Denunciations were made and withdrawn, but Alcibiades became a prime suspect. A ship was sent to recall him from Sicily to stand trial. He absconded to Sparta (where he had grand connections) and gave its leaders shrewd strategic advice, then bedded the wife of one of the kings and went off to Persia, only to rejoin the Athenians toward the end of the war. So great was his charisma that he was greeted by many of them as a returning prodigal, but he was murdered by a Persian satrap (whose wife he had enjoyed) before he had a chance to retrieve his reputation. Not long afterward, the Spartan Lysander finished off the Athenian fleet and Athens was starved into surrender.

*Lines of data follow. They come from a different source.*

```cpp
__global__ __launch_bounds__(64, 4) void biquad_stream_digest_kernel(const BiquadStreamDesc d) {
  extern __shared__ __attribute__((aligned(16))) float lds[];
  double* htab = reinterpret_cast<double*>(lds + 64 * LDS_ROW);
  const uint32_t wid = blockIdx.x;
  const uint32_t inst = wid / (uint32_t)d.nch;
  const int ch = (int)(wid % (uint32_t)d.nch);
  const int lane = threadIdx.x;
  if (inst >= d.n_inst) return;
  __builtin_amdgcn_s_setreg(1 | (6 << 6) | (1 << 11), 0);

  auto uni = [](double v) __attribute__((always_inline)) {
    return __hiloint2double(__builtin_amdgcn_readfirstlane(__double2hiint(v)), __builtin_amdgcn_readfirstlane(__double2loint(v)));
  };
  auto uni_m = [&](const M2& m) __attribute__((always_inline)) { return M2{uni(m.a), uni(m.b), uni(m.c), uni(m.d)}; };
  const double* cp = d.coefs + (uint64_t)inst * d.coef_stride;
  const double b0 = uni(cp[0]), b1 = uni(cp[1]), b2 = uni(cp[2]), a1 = uni(cp[3]), a2 = uni(cp[4]);
  M2 A1;
  {
    M2 m = {-a1, -a2, 1., 0.};
#pragma unroll
    for (int s = 0; s < 5; s++) m = mm(m, m);
    A1 = uni_m(m);
  }
  const M2 A2 = uni_m(mm(A1, A1)), A4 = uni_m(mm(A2, A2)), A8 = uni_m(mm(A4, A4)), A16 = uni_m(mm(A8, A8));
  M2 Aj = {1., 0., 0., 1.};
  {
    const int j = lane & 15;
    if (j & 1) Aj = mm(Aj, A1);
    if (j & 2) Aj = mm(Aj, A2);
    if (j & 4) Aj = mm(Aj, A4);
    if (j & 8) Aj = mm(Aj, A8);
  }
  const int row = lane >> 4;
  {
    double g1 = 1., g2 = 0.;
    double p1 = 0., p2 = 0.;
    double q1 = 0., q2 = 0.;
    double h1 = 0., h2 = 0.;
    for (int n = 0; n < TILE_K; n++) {
      if (lane == TILE_K - 1 - n) {
        h1 = __builtin_fma(b0, g1, __builtin_fma(b1, p1, b2 * q1));
        h2 = __builtin_fma(b0, g2, __builtin_fma(b1, p2, b2 * q2));
      }
      if (n == TILE_K - 1) {
        if (lane == 32) {
          h1 = __builtin_fma(b1, g1, b2 * p1);
          h2 = __builtin_fma(b1, g2, b2 * p2);
        }
        if (lane == 33) {
          h1 = b2 * g1;
          h2 = b2 * g2;
        }
      }
      const double n1 = __builtin_fma(-a1, g1, -(a2 * g2)), n2 = g1;
      q1 = p1;
      q2 = p2;
      p1 = g1;
      p2 = g2;
      g1 = n1;
      g2 = n2;
    }
    if (lane < 34) {
      htab[lane * 2] = h1;
      htab[lane * 2 + 1] = h2;
    }
  }
  double* st = d.state + (uint64_t)inst * STATE_STRIDE + ch * 4;
  double cx1 = st[0], cx2 = st[1], cy1 = st[2], cy2 = st[3];
  float g[2] = {1.f, 1.f};
  bool g_mute[2] = {false, false}, g_pass[2] = {true, true};
#pragma unroll
  for (int k = 0; k < 2; k++)
    if (k < d.n_gain) {
      g[k] = d.gain[k].base[inst];
      g_mute[k] = fabsf(g[k]) <= 1e-6f;
      g_pass[k] = fabsf(1.f - g[k]) <= 1e-6f;
    }
  const bool is_src = d.in.kind == IN_SOURCE;
  SrcInst si{};
  SrcSchedule sc{};
  const float* sig_base = nullptr;
// ... 159 lines not shown
      }
      if (__any(badacc != badacc)) {
        y1 = sy1;
        y2 = sy2;
        p1 = sp1;
        p2 = sp2;
#pragma unroll
        for (int j = 0; j < 4; j++) {
          const double xd = (double)xf[j];
          const double wi = (b0 * xd + b1 * p1) + b2 * p2;
          p2 = p1;
          p1 = xd;
          double y = (wi - a1 * y1) - a2 * y2;
          if (!__builtin_isnormal(y)) y = 0.;
          y2 = y1;
          y1 = y;
          yo[j] = (float)y;
        }
      }
      *reinterpret_cast<float4*>(xrow + c * 4) = make_float4(yo[0], yo[1], yo[2], yo[3]);
    }
    cx1 = (double)__int_as_float(__builtin_amdgcn_readlane(__float_as_int(xl1), 63));
    cx2 = (double)__int_as_float(__builtin_amdgcn_readlane(__float_as_int(xl2), 63));
    cy1 = read_lane(y1, 63);
    cy2 = read_lane(y2, 63);
  };
  bool have = false;
  uint32_t done = 0;
  uint32_t tile = d.tile0;
  while (tile < d.tile1) {
    if (!tile_is_fast(tile)) {
      float tmp[TILE_K];
      load_channel_generic(d.in, si, sc, ch, tile, lane, d.n_quanta, tmp);
      float cur[TILE_K];
#pragma unroll
      for (int i = 0; i < TILE_K; i++) cur[i] = tmp[i];
      swap_in(cur, have, done);
      process();
      have = true;
      done = tile;
      tile++;
      continue;
    }
    uint32_t end = tile + 1;
    if (is_src && end < si.fast_prefix) end = si.fast_prefix < d.tile1 ? si.fast_prefix : d.tile1;
    while (end < d.tile1 && tile_is_fast(end)) end++;
    float nx[TILE_K];
    fetch_fast(tile, nx);
    for (; tile < end; tile++) {
      swap_in(nx, have, done);
      fetch_fast(tile + 1 < end ? tile + 1 : tile, nx);
      process();
      have = true;
      done = tile;
    }
  }
  if (have) flush_last(done);
  if (lane == 0) {
    st[0] = cx1;
    st[1] = cx2;
    st[2] = cy1;
    st[3] = cy2;
  }
}

void launch_biquad_stream(const BiquadStreamDesc& d, void* stream) {
  const dim3 grid(d.n_inst * (uint32_t)d.nch), block(64);
  const size_t lds = 2 * 64 * LDS_ROW * sizeof(float);
  const char* dbg = measure_switch("WAA_STREAM_DEBUG");
  if (d.dup_out && d.vary == 0) {
    hipLaunchKernelGGL((biquad_stream_kernel_t<0, 0, 4, true>), grid, block, lds, (hipStream_t)stream, d);
    return;
  }
  if (d.vary == 3 && dbg && dbg[0] == '3')
    hipLaunchKernelGGL((biquad_stream_kernel_t<3, 3>), grid, block, lds, (hipStream_t)stream, d);
  else if (d.vary == 3 && dbg && dbg[0] == '4')
    hipLaunchKernelGGL((biquad_stream_kernel_t<4, 3>), grid, block, lds, (hipStream_t)stream, d);
  else if (d.vary == 3 && measure_switch("WAA_ARATE_BUFS3"))
    hipLaunchKernelGGL((biquad_stream_kernel_t<0, 3, 3>), grid, block, lds, (hipStream_t)stream, d);
  else if (d.vary == 3)
    hipLaunchKernelGGL((biquad_stream_kernel_t<0, 3>), grid, block, lds, (hipStream_t)stream, d);
  else if (d.vary == 2)
    hipLaunchKernelGGL((biquad_stream_kernel_t<0, 2>), grid, block, lds, (hipStream_t)stream, d);
  else if (d.vary)
    hipLaunchKernelGGL((biquad_stream_kernel_t<0, 1>), grid, block, lds, (hipStream_t)stream, d);
  else if (dbg && dbg[0] == '1')
    hipLaunchKernelGGL((biquad_stream_kernel_t<1, 0>), grid, block, lds, (hipStream_t)stream, d);
  else if (dbg && dbg[0] == '2')
    hipLaunchKernelGGL((biquad_stream_kernel_t<2, 0>), grid, block, lds, (hipStream_t)stream, d);
  else if (dbg && dbg[0] == '5')
    hipLaunchKernelGGL((biquad_stream_kernel_t<5, 0>), grid, block, lds, (hipStream_t)stream, d);
  else if (dbg && dbg[0] == '7')
    hipLaunchKernelGGL((biquad_stream_kernel_t<7, 0>), grid, block, lds, (hipStream_t)stream, d);
  else if (measure_switch("WAA_STREAM_PREFETCH1"))
    hipLaunchKernelGGL((biquad_stream_kernel_t<0, 0, 2>), grid, block, lds, (hipStream_t)stream, d);
  else if (measure_switch("WAA_BIQUAD_DIGEST"))
    hipLaunchKernelGGL(biquad_stream_digest_kernel, grid, block, 64 * LDS_ROW * sizeof(float) + 34 * 2 * sizeof(double),
                       (hipStream_t)stream, d);
  else
    hipLaunchKernelGGL((biquad_stream_kernel_t<0, 0, 4>), grid, block, lds, (hipStream_t)stream, d);
}

}

extern "C" int waa_debug_stream_trace(unsigned long long* dst, unsigned n_words) {
  return (int)hipMemcpyFromSymbol(dst, HIP_SYMBOL(waa::g_stream_trace), (size_t)n_words * 8);
}
```

### web-audio-api-rs_amd/csrc/waa_internal.hpp

```cpp
#pragma once
#include <cstdint>
#include <cstdlib>

#include "waa_conv_noise.hpp"

namespace waa {

inline const char* measure_switch(const char* name) {
#ifdef WAA_MEASURE
  return getenv(name);
#else
  (void)name;
  return nullptr;
#endif
}

void raise_lds_limit(const void* kernel);

constexpr int RQ = 128;
constexpr int TILE_K = 32;
constexpr int TILE = 64 * TILE_K;
constexpr int QUANTA_PER_TILE = TILE / RQ;
constexpr int MAX_OPS = 12;
constexpr int MAX_INPUTS = 4;
// ... 37 lines not shown
  uint64_t frames;
  uint32_t sched;
  uint32_t aligned;
  SrcSchedule sc;
  int64_t linear_start;
  uint32_t fast_prefix;
  uint32_t linear_all;
};

enum : int32_t { IN_SILENT = 0, IN_SIGNAL = 1, IN_SOURCE = 2, IN_CONSTANT = 3, IN_DELAYED = 4 };
struct InputRef {
  int32_t kind;
  int32_t nch;
  SignalRef sig;
  const SrcInst* src;
  const SrcSchedule* sched;
  ParamRef offset;
  const int64_t* active;
  double sample_rate;
  int32_t num_quanta;
  int32_t feedback;
  uint64_t valid;
  ParamRef gain;
  int32_t has_gain;
  uint32_t fast_tiles;
  float delay_lo, delay_hi;
};

enum : int32_t {
  OP_GAIN = 1,
  OP_BIQUAD = 2,
  OP_WAVESHAPER = 3,
  OP_STEREO_PAN = 4,
  OP_PANNER = 5,
  OP_MIX = 6,
  OP_IIR = 7,
  OP_PARAM_ADD = 8
};
struct OpDesc {
  int32_t kind;
  int32_t nch_in;
  int32_t nch_out;
  int32_t i1;
  int32_t i2;
  int32_t i0;
  ParamRef p0;
  ParamRef p1;
  ParamRef p2;
  ParamRef p3;
  ParamRef p4;
  const void* ptr0;
  void* ptr1;
  const void* ptr2;
  uint64_t u0;
};

struct ChainDesc {
  int32_t n_inputs;
  int32_t in_nch;
  int32_t in_interp;
  int32_t n_ops;
  InputRef in[MAX_INPUTS];
  OpDesc ops[MAX_OPS];
  SignalRef out;
  uint32_t n_inst;
  uint32_t n_tiles;
  uint32_t n_quanta;
  uint32_t xcd_remap;
  uint32_t tile0, tile1;
  int32_t lds_curve_op;
  int32_t tile_major;
  uint32_t persist_block;
  uint32_t pad;
};

struct BiquadStreamDesc {
  InputRef in;
  const double* coefs;
  uint64_t coef_stride;
  int32_t vary;
  int32_t pad0;
  double* state;
  const double* hp;
  ParamRef gain[2];
  int32_t n_gain;
  int32_t nch;
  SignalRef out;
  uint32_t n_inst;
  uint32_t n_tiles;
  uint32_t n_quanta;
  uint32_t dup_out;
  uint32_t tile0, tile1;
};
void launch_biquad_stream(const BiquadStreamDesc& d, void* stream);
constexpr int BIQUAD_SCAN_PW = 88;
struct BiquadScanCtl {
  uint32_t* counter;
  uint32_t counter_base[8];
  double* payload;
  const double* pw;
  uint32_t* error;
};
void launch_biquad_scan_powers(const double* coefs, uint64_t coef_stride, double* pw, uint32_t n_inst, void* stream);
void launch_biquad_scan(const BiquadStreamDesc& d, const BiquadScanCtl& ctl, uint32_t* issued, void* stream);

constexpr int BIQUAD_HT_WORDS = 2 * TILE + 8;
struct BiquadLanesDesc {
  InputRef in;
  const double* coefs;
  double* ht;
  double* z;
  double* sin;
  double* state;
  ParamRef gain[2];
  int32_t n_gain, nch;
  SignalRef out;
  uint32_t n_inst, n_tiles, n_quanta, tile0, tile1;
  uint32_t fast_tiles;
  uint32_t lt0, lt1;
  uint32_t debug, pad;
};
void launch_biquad_tile_digest(const BiquadLanesDesc& d, void* stream);
void launch_biquad_lanes(const BiquadLanesDesc& d, void* stream);

struct IirStreamDesc {
  InputRef in;
  const double* coef;
  const double* pow;
  double* state;
  int32_t ns;
  int32_t nch;
  SignalRef out;
  uint32_t n_inst;
  uint32_t n_tiles;
  uint32_t n_quanta;
  uint32_t exact;
  uint32_t tile0, tile1;
};
int iir_padded_states(int n_states);
void launch_iir_stream(const IirStreamDesc& d, void* stream);

struct CompRow {
  float thr, lo, hi, half_knee;
  float knee_partial, ratio, makeup, pad;
  float a_tau, a_one, r_tau, r_one;
};
struct CompDesc {
  SignalRef in;
  uint64_t in_valid;
  SignalRef out;
  float* xl;
  const CompRow* rows;
  uint32_t row_inst_stride, row_q_stride;
  uint32_t n_inst, n_quanta;
  uint64_t frames;
  uint32_t delay_frames;
  int32_t nch;
};
void launch_compressor_level(const CompDesc& d, void* stream);
void launch_compressor_detector(const CompDesc& d, void* stream);
void launch_compressor_apply(const CompDesc& d, void* stream);

enum : int32_t { RT_CHANNEL = 0, RT_DOWN2 = 1, RT_DOWN4 = 2, RT_DOWN6 = 3 };
struct RouteTerm {
  const float* base;
  uint64_t inst_stride, ch_stride;
  int32_t mode;
  int32_t ch;
};
struct RouteDesc {
  SignalRef out;
  const RouteTerm* terms;
  const uint32_t* row_off;
  uint32_t n_inst, rows;
  uint64_t frames;
};
void launch_route(const RouteDesc& d, void* stream);
// ... 514 lines not shown
```

### web-audio-api-rs_amd/csrc/waa_plan.cpp

```cpp
#include <array>
#include <set>

#include <memory>

#include "waa_host.hpp"
#include "waa_plan_parts.hpp"

namespace waa {
namespace host {

int prepare_source_input(waa_batch* b, uint32_t id, InputRef* in);
int validate_plan(waa_batch* b);
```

Socrates had had a long, improbable friendship with Alcibiades ever since the latter’s boyhood. The improbability lay in its chastity: Although Alcibiades declared that he was available, Socrates restricted the relationship intimacy to intellectual intimacy. Was Alcibiades more infatuated with the pug-faced little philosopher than the reverse? Perhaps, unlike the great tragedian Sophocles, Socrates was not hot for boys (a disreputable anecdote gives him a mistress as well as a wife). Waterfield follows Peter Green in arguing that homosexuality was more of an upper-class foible than, for recent instance, James Davidson’s “The Greeks and Greek Love” would have us think. In any case, the charge against Socrates of corrupting the youth had nothing to do with sexual deviation. It concerned his alleged impiety, not least in having more faith in his personal daimon, or conscience, than in the same gods as other Athenians, even though he never showed the Olympians any disrespect. Indeed Plato banished poets from the Ideal Republic because Homer, in particular, had depicted Zeus and the others behaving in a salacious manner.